— Goal of the exercise —
Look below for the line containing "DevBuf<uint2> d_wlist[2]; DevBuf<WState>"; from there through the line containing "1))) return rc;", both lines included, please set down each line exactly and nothing else.

— Records supplied —

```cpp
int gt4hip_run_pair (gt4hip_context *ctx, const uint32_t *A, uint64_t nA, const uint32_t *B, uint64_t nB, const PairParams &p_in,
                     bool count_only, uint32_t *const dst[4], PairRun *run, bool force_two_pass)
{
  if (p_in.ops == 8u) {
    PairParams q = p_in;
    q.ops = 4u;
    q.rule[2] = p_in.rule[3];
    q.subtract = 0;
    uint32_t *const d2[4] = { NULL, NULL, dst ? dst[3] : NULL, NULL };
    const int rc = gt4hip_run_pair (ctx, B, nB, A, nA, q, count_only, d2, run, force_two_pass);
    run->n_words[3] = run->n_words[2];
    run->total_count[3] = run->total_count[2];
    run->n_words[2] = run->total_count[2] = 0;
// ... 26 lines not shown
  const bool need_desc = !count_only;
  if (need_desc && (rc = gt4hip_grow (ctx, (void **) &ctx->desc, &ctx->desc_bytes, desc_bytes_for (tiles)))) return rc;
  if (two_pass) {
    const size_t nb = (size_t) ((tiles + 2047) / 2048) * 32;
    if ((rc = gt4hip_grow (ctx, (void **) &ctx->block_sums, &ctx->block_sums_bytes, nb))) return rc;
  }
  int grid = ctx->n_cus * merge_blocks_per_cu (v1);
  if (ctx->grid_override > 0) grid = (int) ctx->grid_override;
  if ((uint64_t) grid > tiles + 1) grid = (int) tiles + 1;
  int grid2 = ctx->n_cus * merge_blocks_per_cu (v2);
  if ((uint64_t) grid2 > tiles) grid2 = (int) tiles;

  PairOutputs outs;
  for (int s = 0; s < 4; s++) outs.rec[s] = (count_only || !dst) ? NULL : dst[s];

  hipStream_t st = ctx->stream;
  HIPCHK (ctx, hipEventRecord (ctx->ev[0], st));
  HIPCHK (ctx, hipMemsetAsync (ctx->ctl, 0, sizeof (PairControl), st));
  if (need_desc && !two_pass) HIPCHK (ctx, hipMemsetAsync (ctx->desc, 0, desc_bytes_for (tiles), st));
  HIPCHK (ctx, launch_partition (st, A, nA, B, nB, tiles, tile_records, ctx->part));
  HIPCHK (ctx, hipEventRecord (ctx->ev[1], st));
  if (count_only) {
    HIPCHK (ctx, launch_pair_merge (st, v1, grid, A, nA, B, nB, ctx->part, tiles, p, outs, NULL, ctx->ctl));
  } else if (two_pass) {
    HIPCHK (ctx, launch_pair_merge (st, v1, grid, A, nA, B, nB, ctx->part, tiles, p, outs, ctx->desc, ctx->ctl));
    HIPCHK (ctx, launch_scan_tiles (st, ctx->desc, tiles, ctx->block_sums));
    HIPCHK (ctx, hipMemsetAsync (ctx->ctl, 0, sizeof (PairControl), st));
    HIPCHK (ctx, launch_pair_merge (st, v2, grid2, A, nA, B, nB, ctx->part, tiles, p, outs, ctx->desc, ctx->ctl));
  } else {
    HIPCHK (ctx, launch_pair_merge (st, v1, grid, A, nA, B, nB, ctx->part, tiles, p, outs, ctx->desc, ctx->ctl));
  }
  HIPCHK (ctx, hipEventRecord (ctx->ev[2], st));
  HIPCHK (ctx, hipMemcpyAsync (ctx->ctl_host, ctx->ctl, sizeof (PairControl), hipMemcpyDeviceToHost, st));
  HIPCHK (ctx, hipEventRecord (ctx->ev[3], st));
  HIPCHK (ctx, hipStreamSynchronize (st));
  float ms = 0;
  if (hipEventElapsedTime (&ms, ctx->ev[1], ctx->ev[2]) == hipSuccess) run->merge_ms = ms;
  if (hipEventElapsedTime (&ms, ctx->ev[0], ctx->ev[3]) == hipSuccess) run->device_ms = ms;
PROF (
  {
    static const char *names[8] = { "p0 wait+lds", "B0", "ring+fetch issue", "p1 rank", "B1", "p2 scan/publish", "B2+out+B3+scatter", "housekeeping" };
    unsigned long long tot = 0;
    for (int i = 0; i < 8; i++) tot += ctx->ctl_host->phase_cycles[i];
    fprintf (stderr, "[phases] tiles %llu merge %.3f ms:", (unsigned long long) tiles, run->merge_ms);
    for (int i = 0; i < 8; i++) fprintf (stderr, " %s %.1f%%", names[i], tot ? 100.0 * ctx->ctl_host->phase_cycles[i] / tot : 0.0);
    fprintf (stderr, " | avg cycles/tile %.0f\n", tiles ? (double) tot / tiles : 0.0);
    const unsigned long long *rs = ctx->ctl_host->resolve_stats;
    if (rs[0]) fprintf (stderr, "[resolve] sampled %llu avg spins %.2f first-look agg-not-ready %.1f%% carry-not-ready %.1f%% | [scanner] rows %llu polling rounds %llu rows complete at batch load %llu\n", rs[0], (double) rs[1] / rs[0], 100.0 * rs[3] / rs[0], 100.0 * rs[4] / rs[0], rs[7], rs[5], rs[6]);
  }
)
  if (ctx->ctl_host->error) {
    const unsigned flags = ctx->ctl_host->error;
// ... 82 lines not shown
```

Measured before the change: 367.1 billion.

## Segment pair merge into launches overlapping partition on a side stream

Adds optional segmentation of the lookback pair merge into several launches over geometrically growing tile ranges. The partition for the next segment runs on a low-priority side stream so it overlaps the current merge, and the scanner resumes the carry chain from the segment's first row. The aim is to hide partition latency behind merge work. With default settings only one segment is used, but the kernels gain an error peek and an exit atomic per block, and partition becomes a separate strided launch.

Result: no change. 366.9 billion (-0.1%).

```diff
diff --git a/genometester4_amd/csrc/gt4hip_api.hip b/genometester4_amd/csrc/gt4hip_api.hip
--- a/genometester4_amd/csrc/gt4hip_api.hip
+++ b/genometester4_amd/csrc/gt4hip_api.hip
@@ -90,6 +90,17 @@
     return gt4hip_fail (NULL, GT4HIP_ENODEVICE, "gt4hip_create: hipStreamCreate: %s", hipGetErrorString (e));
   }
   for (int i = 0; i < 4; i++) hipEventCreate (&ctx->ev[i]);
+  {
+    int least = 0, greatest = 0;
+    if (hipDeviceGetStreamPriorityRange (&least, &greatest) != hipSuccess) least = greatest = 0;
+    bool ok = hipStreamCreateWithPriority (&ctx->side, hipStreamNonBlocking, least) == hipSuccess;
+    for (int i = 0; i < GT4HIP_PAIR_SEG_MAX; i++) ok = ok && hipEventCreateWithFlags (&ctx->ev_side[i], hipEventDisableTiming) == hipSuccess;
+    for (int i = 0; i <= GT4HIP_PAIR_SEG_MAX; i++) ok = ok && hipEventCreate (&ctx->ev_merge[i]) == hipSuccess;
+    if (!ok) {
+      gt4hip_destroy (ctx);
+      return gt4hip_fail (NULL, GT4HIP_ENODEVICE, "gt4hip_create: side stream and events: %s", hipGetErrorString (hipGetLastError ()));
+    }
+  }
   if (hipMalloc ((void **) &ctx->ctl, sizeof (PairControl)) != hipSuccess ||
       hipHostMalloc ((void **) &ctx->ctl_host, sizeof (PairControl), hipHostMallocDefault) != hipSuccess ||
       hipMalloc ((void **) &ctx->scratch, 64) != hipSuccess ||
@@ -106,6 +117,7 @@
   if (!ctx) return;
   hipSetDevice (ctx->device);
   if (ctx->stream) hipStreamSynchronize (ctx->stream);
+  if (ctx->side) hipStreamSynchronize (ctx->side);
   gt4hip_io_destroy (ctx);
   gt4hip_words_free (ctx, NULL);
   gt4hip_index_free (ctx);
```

...

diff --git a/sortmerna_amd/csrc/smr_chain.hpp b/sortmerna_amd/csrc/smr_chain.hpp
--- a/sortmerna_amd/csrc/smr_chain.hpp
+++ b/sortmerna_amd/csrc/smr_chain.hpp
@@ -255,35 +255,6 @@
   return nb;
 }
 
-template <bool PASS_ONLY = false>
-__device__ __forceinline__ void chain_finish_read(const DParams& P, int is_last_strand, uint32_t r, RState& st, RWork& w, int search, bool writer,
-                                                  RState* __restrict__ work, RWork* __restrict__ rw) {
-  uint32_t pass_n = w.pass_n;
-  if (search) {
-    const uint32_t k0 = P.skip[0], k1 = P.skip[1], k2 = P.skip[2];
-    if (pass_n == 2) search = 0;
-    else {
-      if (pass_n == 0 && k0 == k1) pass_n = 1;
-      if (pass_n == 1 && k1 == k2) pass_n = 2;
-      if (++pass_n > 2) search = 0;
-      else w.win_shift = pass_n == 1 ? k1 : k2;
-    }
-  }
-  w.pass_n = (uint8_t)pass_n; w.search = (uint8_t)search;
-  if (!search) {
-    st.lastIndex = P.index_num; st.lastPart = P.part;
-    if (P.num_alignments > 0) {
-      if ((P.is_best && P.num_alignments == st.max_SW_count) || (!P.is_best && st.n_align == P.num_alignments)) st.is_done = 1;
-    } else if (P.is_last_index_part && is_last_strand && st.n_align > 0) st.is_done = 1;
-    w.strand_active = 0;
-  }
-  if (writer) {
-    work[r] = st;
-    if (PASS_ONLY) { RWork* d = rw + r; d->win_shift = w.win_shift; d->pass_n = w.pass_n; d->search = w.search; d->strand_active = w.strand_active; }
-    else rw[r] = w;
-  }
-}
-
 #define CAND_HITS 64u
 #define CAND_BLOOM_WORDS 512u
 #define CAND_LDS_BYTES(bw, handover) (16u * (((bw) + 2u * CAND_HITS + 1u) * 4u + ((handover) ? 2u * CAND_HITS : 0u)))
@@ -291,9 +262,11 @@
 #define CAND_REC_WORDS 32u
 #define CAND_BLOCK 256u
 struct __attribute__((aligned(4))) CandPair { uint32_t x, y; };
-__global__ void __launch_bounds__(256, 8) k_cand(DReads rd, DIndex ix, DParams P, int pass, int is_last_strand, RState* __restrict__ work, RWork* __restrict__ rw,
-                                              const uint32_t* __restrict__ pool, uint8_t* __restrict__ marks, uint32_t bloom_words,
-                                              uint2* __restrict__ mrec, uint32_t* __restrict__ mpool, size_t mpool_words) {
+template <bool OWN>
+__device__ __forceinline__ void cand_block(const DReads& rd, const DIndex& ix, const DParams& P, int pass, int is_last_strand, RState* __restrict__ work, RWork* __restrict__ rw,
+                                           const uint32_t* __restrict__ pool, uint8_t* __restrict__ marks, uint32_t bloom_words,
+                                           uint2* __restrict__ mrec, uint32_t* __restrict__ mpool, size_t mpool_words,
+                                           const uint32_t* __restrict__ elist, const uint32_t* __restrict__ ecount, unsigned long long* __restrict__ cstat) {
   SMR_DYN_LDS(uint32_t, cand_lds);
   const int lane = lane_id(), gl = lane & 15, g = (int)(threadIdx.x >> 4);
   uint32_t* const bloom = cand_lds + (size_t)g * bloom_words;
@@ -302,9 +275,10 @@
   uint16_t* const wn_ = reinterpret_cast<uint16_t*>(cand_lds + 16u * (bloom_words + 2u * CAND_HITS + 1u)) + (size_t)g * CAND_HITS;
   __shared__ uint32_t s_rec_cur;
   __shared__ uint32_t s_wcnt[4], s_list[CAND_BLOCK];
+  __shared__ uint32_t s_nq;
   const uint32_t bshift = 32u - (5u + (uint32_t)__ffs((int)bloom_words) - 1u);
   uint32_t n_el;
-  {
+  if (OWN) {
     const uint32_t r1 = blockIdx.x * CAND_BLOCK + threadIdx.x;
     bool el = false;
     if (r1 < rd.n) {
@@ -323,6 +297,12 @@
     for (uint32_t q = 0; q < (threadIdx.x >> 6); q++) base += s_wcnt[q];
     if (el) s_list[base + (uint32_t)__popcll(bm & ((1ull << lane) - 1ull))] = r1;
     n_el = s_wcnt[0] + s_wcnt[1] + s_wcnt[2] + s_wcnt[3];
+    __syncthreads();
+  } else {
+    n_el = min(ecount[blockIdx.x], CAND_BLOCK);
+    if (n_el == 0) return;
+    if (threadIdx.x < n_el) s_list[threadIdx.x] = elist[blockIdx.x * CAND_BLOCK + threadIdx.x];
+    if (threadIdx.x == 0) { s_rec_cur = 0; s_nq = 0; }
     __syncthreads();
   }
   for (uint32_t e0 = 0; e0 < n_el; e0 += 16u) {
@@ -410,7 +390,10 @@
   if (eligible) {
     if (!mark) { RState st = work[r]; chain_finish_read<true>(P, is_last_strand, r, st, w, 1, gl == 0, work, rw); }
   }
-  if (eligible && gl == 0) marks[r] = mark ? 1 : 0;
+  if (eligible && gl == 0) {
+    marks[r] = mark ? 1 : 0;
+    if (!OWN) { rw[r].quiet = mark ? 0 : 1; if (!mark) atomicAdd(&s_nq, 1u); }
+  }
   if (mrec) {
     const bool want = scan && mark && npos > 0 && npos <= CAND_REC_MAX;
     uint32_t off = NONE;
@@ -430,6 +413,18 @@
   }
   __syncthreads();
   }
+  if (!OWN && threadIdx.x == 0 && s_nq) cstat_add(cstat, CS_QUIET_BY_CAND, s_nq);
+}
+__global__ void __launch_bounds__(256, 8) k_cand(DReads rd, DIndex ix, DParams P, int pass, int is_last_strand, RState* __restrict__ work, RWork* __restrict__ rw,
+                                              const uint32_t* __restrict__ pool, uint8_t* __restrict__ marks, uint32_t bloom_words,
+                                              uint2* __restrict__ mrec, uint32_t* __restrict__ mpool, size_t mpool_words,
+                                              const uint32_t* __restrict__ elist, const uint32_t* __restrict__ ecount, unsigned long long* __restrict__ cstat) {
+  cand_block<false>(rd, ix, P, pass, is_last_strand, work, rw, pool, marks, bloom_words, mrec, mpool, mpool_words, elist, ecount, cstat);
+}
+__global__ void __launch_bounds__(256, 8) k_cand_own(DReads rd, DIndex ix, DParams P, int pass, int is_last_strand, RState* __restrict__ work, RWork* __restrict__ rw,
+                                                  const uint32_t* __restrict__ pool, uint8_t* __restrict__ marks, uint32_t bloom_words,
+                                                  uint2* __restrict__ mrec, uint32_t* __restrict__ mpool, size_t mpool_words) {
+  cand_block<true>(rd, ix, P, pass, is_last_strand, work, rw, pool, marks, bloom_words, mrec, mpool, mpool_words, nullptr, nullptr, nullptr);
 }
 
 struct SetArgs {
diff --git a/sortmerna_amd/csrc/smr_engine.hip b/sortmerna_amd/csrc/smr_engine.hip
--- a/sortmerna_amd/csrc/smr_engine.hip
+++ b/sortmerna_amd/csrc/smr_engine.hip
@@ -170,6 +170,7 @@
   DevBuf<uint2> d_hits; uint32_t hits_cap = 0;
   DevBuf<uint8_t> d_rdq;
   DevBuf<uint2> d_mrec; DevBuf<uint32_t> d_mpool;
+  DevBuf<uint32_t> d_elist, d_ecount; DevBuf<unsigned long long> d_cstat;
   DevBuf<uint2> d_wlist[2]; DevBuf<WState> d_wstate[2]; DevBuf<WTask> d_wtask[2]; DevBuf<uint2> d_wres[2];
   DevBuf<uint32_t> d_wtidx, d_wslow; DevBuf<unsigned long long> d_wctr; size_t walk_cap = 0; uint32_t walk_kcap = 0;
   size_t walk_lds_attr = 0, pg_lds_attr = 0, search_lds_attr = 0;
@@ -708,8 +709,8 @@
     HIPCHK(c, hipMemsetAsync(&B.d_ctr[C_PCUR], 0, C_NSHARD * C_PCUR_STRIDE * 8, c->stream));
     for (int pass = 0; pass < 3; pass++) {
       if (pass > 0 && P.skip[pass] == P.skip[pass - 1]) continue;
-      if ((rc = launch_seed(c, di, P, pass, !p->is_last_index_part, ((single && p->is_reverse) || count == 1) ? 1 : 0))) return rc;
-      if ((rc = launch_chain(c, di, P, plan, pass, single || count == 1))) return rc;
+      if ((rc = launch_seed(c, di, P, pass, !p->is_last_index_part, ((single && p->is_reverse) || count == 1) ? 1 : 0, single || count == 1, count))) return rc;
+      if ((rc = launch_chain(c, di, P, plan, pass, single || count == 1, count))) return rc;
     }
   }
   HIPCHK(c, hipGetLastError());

— Written reply —
   DevBuf<uint2> d_wlist[2]; DevBuf<WState> d_wstate[2]; DevBuf<WTask> d_wtask[2]; DevBuf<uint2> d_wres[2];
   DevBuf<uint32_t> d_wtidx, d_wslow; DevBuf<unsigned long long> d_wctr; size_t walk_cap = 0; uint32_t walk_kcap = 0;
   size_t walk_lds_attr = 0, pg_lds_attr = 0, search_lds_attr = 0;
@@ -708,8 +709,8 @@
     HIPCHK(c, hipMemsetAsync(&B.d_ctr[C_PCUR], 0, C_NSHARD * C_PCUR_STRIDE * 8, c->stream));
     for (int pass = 0; pass < 3; pass++) {
       if (pass > 0 && P.skip[pass] == P.skip[pass - 1]) continue;
-      if ((rc = launch_seed(c, di, P, pass, !p->is_last_index_part, ((single && p->is_reverse) || count == 1) ? 1 : 0))) return rc;
-      if ((rc = launch_chain(c, di, P, plan, pass, single || count == 1))) return rc;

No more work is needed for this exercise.